Work item:
How many separate lines of the data contain "hipMemcpyDeviceToHost"? Give the count and nothing else.

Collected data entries

· · ·

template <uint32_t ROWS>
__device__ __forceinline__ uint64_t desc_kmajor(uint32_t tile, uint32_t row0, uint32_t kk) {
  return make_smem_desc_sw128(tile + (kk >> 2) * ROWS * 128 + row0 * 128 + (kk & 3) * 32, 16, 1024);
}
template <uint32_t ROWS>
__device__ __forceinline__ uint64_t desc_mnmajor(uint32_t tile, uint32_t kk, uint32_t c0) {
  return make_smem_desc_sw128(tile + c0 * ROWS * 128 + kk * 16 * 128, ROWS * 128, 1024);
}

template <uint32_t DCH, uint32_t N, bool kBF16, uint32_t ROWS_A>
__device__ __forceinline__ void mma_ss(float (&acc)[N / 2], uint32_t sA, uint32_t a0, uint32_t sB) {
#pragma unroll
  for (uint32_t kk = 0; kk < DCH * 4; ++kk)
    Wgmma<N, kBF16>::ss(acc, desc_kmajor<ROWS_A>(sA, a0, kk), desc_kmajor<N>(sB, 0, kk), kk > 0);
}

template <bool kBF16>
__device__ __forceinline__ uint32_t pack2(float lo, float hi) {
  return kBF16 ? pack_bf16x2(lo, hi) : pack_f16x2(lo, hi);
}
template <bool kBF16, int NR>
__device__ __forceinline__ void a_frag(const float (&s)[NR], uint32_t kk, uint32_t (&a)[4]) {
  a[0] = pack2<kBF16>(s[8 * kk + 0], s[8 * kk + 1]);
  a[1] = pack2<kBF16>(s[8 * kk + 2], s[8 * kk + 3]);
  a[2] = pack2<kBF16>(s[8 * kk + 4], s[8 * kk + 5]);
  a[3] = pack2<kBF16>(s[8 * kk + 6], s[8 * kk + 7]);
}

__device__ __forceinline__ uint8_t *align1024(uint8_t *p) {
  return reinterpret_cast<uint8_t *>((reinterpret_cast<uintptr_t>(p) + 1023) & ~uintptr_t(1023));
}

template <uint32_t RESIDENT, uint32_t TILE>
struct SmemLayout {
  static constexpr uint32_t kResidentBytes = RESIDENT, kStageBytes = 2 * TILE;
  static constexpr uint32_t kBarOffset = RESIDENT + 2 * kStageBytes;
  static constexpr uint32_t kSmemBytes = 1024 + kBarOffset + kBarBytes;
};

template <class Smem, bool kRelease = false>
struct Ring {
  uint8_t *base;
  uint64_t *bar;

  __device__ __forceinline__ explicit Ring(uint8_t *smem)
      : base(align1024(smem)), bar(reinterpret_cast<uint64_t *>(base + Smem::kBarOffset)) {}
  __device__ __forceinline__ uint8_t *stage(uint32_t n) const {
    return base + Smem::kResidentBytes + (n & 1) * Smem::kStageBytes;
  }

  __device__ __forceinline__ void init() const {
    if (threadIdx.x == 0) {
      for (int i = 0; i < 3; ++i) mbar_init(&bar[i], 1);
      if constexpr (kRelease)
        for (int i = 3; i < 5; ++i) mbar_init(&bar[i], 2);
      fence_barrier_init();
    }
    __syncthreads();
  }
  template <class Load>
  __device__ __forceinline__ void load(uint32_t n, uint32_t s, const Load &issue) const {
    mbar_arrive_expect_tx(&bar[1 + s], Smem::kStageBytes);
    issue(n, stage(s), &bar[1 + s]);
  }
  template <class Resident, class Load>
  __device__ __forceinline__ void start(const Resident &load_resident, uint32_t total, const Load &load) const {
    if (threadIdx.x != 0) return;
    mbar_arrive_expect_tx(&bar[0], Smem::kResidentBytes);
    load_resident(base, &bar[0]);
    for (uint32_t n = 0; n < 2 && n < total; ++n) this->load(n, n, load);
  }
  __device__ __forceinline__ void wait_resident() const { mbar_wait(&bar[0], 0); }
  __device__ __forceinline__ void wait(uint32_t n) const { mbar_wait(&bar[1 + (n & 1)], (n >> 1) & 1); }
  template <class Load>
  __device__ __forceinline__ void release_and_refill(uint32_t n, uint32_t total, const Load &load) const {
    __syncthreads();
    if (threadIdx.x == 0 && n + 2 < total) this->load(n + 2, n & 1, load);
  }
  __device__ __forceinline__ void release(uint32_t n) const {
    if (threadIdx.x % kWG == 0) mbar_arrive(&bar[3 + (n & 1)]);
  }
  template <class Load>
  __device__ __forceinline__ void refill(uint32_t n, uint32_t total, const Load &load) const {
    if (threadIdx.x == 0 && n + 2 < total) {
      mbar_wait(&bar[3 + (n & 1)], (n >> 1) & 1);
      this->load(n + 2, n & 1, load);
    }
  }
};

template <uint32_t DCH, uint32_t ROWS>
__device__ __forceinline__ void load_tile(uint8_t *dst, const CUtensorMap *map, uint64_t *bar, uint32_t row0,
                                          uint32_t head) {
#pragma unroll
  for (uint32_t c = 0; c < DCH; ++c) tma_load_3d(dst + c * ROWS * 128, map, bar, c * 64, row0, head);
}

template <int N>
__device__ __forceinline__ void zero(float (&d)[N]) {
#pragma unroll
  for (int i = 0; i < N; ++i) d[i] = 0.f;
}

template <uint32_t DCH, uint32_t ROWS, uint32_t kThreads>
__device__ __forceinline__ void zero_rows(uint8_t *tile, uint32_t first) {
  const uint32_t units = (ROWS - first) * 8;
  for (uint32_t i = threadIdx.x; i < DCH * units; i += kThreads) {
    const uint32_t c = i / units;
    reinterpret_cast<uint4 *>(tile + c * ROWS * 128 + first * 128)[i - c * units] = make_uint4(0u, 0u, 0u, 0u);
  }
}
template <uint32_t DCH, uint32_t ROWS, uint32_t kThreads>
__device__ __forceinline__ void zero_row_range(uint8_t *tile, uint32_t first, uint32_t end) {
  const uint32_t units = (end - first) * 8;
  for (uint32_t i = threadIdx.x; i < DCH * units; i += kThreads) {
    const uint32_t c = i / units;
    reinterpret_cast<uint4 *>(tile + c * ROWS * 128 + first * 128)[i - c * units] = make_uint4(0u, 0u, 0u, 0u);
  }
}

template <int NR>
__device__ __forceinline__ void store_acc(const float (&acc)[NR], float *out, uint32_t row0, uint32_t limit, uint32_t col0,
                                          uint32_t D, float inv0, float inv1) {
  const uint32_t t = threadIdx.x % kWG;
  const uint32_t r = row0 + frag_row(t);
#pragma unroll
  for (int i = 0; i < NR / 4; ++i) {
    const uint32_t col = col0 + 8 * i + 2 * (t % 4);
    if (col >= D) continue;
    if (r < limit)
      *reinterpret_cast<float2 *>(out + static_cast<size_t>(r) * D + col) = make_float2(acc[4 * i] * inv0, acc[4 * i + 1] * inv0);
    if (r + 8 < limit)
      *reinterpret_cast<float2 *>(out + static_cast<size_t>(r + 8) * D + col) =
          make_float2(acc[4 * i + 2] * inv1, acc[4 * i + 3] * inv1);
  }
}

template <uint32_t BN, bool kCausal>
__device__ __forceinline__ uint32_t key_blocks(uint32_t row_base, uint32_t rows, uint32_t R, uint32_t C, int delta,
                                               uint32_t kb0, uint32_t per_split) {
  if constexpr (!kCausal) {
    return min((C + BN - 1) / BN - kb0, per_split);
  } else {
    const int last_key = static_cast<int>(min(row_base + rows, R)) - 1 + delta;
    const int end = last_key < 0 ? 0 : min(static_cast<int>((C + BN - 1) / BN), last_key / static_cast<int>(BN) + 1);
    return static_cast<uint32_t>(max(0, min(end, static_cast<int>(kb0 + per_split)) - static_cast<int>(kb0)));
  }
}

· · ·

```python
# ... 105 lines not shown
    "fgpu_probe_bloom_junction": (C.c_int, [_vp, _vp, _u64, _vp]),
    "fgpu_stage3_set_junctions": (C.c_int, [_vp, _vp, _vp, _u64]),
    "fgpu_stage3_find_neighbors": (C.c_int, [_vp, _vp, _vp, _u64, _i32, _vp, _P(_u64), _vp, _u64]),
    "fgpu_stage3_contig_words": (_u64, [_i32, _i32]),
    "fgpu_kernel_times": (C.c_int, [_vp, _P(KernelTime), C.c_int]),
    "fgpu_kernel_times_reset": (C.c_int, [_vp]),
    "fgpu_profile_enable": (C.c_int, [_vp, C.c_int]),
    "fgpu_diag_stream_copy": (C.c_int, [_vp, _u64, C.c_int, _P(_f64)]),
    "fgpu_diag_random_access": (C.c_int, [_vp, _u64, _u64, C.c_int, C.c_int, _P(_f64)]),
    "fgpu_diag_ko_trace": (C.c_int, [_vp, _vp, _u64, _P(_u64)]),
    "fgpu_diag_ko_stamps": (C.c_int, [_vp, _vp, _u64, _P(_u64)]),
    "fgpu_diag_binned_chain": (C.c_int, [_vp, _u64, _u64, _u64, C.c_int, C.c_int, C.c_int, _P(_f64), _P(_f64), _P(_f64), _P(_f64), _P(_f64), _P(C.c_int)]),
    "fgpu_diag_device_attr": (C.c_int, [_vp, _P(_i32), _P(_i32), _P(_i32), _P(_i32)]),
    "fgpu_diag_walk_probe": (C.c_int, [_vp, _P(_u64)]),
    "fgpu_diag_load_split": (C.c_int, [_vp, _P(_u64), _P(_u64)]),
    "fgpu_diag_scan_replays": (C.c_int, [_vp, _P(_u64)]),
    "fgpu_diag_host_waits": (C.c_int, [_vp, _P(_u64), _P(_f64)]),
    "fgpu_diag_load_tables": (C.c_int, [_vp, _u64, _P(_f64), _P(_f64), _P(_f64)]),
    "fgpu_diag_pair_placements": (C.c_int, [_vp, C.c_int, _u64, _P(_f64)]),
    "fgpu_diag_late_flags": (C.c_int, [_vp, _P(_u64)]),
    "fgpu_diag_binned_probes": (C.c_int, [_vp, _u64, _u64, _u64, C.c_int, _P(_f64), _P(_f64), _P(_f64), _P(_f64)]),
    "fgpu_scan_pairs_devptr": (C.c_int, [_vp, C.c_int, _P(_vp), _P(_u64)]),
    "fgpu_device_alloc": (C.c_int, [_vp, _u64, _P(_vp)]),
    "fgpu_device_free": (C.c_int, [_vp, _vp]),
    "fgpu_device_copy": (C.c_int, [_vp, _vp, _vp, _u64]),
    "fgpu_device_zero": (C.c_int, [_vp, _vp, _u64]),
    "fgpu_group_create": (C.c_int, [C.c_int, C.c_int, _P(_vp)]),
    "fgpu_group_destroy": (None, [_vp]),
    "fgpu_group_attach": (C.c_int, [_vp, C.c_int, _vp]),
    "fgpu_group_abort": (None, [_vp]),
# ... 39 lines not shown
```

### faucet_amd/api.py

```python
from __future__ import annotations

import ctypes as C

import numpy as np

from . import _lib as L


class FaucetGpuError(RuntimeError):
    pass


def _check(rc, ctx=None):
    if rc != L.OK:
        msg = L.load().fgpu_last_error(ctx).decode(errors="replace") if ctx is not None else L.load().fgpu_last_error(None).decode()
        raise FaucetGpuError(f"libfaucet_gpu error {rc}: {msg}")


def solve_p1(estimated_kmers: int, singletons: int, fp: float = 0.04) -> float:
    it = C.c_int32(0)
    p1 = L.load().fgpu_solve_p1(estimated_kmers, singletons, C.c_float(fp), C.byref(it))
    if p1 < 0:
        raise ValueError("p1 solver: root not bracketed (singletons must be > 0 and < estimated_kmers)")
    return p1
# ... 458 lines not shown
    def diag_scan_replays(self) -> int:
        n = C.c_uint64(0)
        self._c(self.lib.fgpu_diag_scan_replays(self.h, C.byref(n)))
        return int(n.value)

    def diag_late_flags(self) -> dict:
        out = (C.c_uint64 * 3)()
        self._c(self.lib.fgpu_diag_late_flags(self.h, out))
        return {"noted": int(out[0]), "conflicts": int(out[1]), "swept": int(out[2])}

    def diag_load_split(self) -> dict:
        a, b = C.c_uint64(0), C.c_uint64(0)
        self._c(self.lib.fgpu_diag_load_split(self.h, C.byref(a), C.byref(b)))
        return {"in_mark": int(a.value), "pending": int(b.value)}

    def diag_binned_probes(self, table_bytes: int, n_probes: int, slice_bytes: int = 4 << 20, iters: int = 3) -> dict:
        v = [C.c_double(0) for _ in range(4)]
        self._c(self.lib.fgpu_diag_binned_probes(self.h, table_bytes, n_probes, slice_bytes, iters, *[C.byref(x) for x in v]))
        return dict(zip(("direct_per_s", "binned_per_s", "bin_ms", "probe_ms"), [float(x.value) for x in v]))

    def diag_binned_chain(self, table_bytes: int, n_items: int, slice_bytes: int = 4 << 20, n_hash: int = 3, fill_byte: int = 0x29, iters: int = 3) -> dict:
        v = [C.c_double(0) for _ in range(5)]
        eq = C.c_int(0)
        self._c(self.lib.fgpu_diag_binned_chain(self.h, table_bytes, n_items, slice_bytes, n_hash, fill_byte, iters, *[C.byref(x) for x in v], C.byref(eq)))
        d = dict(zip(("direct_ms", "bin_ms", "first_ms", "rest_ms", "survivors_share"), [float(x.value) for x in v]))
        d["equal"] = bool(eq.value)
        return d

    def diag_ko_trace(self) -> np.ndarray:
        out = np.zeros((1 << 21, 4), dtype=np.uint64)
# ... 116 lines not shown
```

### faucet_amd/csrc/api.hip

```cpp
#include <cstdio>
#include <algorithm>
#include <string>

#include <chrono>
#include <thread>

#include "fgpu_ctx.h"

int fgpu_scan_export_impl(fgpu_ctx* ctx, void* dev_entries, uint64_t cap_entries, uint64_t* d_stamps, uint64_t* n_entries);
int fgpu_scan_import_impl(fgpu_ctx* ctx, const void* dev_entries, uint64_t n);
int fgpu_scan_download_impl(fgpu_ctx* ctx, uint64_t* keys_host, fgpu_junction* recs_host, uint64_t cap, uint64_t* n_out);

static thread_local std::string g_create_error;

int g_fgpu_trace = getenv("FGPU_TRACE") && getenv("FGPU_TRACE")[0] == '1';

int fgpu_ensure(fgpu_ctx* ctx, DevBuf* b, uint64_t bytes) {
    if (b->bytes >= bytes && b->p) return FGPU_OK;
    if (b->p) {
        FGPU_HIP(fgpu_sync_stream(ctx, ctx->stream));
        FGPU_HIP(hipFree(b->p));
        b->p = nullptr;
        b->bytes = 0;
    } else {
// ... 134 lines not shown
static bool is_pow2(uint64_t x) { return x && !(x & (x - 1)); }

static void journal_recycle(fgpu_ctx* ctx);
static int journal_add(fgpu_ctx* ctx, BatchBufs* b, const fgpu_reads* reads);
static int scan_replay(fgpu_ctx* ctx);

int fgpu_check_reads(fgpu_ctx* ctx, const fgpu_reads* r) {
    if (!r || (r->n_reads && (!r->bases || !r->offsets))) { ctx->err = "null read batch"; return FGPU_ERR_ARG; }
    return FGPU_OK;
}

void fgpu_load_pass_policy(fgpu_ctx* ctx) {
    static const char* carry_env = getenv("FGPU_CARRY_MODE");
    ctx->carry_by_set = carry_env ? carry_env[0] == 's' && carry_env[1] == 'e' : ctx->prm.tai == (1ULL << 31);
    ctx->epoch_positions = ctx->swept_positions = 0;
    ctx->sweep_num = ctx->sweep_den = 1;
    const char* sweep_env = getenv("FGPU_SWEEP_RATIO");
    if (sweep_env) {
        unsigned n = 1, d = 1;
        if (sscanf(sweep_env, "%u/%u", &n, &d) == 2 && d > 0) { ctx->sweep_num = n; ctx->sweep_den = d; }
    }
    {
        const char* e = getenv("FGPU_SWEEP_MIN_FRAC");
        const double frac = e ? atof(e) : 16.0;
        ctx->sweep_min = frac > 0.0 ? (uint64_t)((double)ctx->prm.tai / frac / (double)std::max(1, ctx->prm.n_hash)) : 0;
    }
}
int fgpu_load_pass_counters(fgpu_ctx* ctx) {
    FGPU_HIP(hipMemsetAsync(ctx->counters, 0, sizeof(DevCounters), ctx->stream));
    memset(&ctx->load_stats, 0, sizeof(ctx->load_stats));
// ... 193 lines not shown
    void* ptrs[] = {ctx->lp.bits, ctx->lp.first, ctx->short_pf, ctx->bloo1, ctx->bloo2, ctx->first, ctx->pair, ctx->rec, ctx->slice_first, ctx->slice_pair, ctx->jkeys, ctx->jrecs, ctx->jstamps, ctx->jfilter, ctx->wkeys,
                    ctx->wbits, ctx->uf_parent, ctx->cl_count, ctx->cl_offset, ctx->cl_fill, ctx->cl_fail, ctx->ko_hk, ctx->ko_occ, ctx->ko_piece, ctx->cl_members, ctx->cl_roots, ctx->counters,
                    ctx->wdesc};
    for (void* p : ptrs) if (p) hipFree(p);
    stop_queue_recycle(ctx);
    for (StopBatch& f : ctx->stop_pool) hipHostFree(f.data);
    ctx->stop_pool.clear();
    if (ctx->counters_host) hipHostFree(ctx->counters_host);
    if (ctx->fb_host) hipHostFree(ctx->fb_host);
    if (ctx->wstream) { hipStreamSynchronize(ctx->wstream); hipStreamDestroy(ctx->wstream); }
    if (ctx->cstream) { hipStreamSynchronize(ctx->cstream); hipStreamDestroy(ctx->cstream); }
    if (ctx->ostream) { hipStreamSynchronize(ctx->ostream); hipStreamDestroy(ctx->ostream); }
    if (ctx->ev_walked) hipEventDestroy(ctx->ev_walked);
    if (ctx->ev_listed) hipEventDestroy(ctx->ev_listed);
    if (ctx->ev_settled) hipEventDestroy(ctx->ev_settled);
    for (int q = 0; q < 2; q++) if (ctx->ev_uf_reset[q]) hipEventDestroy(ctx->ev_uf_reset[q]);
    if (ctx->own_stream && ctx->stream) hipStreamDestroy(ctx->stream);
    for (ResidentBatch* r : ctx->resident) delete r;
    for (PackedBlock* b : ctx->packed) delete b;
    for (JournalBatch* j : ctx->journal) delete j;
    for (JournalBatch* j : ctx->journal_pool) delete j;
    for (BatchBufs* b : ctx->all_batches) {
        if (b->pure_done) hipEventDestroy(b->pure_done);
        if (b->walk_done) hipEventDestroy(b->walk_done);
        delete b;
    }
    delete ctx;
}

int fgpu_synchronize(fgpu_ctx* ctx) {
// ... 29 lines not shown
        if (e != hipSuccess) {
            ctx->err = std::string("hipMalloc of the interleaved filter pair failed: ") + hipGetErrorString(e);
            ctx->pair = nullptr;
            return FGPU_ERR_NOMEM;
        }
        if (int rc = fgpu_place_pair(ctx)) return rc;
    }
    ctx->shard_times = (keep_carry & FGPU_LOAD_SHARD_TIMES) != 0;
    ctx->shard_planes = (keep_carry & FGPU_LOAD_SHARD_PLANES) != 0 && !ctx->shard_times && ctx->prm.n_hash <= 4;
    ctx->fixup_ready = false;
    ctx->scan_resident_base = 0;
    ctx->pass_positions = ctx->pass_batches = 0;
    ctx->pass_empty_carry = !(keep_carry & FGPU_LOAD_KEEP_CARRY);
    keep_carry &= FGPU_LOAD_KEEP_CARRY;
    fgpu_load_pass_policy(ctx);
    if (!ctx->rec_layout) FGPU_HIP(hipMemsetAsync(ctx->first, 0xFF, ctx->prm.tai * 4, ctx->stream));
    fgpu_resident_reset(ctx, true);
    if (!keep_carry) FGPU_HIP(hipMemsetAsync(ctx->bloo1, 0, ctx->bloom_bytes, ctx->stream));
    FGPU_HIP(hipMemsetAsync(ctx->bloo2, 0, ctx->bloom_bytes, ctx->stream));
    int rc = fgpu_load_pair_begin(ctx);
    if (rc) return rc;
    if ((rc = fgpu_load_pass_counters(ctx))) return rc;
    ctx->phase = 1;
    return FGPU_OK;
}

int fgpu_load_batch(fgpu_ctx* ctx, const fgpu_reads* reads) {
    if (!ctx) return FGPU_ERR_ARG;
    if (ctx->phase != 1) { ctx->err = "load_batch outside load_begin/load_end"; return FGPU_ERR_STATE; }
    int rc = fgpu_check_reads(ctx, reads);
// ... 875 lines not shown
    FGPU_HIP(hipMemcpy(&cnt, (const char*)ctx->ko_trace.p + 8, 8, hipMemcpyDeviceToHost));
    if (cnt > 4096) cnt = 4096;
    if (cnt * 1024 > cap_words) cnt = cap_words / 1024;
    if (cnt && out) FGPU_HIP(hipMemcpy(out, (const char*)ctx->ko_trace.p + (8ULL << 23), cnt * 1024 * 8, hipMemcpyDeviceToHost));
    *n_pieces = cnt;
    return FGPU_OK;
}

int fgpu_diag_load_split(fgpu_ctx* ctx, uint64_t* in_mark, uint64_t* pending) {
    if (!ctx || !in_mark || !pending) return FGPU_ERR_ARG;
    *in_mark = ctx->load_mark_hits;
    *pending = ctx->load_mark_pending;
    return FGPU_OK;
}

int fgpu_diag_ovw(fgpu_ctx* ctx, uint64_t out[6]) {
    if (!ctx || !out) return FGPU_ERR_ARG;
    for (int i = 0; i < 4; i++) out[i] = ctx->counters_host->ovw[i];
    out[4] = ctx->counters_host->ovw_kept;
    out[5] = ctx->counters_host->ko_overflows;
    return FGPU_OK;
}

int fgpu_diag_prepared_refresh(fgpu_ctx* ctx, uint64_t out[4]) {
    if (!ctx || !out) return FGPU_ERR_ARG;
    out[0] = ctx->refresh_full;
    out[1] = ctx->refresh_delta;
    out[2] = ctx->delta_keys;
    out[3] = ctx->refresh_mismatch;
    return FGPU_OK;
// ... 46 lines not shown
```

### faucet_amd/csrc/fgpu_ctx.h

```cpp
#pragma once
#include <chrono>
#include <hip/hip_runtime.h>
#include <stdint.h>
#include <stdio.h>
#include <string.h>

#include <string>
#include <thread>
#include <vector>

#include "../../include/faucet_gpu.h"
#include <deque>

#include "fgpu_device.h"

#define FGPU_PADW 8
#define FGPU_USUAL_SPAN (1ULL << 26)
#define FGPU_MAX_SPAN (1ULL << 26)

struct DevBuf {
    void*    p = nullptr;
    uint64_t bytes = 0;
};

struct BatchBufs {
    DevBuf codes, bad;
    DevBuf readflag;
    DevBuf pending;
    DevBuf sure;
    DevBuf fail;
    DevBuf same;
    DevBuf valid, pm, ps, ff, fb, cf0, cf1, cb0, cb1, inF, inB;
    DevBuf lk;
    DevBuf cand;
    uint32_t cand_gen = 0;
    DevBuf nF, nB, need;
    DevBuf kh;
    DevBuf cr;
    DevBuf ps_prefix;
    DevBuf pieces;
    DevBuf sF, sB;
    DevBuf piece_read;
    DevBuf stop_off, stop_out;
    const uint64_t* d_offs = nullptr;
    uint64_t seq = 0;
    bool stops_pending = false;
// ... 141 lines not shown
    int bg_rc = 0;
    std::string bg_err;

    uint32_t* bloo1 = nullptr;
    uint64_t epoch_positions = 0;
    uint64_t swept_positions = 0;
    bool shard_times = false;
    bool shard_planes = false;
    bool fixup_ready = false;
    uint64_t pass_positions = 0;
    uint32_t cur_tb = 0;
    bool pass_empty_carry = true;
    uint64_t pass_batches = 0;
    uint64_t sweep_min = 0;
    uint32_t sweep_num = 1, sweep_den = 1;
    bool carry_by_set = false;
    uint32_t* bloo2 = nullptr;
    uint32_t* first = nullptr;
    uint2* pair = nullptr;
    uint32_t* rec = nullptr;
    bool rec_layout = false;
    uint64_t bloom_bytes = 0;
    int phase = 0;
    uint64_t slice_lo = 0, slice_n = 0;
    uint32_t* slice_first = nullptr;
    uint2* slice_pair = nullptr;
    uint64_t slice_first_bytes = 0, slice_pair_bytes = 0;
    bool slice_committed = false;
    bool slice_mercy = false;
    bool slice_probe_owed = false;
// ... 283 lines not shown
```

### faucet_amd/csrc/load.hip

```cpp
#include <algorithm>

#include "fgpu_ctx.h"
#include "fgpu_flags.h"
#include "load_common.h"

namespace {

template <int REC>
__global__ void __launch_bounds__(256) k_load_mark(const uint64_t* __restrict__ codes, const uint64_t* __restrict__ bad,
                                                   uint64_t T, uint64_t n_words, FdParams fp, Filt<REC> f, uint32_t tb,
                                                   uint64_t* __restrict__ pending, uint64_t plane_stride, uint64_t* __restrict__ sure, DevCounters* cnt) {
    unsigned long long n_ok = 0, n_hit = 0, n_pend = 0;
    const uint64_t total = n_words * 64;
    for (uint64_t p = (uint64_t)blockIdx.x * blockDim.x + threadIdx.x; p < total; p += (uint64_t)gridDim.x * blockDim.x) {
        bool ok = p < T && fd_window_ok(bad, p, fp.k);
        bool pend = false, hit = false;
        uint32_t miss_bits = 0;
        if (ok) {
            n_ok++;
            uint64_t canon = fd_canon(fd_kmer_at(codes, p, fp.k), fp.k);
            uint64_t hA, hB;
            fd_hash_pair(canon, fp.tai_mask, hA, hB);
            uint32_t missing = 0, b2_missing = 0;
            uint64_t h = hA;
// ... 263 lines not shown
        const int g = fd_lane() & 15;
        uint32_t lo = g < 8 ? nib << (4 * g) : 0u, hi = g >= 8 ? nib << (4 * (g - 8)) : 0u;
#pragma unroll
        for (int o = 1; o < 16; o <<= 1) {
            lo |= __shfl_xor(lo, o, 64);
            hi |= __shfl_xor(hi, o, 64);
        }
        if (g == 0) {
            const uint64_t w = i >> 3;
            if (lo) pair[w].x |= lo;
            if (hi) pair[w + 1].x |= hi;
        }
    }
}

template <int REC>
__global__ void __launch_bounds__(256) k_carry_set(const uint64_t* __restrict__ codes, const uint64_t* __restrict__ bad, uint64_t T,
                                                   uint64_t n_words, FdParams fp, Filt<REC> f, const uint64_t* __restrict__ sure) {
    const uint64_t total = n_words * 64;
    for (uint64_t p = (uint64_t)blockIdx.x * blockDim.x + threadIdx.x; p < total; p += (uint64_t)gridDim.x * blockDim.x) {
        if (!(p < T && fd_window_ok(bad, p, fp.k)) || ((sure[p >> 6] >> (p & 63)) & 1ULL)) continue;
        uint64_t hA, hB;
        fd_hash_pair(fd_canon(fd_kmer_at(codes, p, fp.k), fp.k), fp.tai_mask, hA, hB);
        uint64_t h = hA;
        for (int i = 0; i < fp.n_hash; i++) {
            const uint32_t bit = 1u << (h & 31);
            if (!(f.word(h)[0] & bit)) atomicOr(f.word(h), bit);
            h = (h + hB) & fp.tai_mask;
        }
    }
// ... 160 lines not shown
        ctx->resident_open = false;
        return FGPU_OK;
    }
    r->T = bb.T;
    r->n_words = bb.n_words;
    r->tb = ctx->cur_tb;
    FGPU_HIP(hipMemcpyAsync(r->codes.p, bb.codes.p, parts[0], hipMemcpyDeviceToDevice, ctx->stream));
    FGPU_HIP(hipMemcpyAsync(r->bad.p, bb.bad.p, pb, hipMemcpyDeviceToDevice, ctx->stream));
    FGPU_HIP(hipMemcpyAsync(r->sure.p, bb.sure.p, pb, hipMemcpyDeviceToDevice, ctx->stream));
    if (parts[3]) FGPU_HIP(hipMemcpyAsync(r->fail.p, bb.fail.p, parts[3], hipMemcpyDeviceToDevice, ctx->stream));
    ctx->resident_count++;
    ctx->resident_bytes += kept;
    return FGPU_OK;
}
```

· · ·

Reply to the task:
2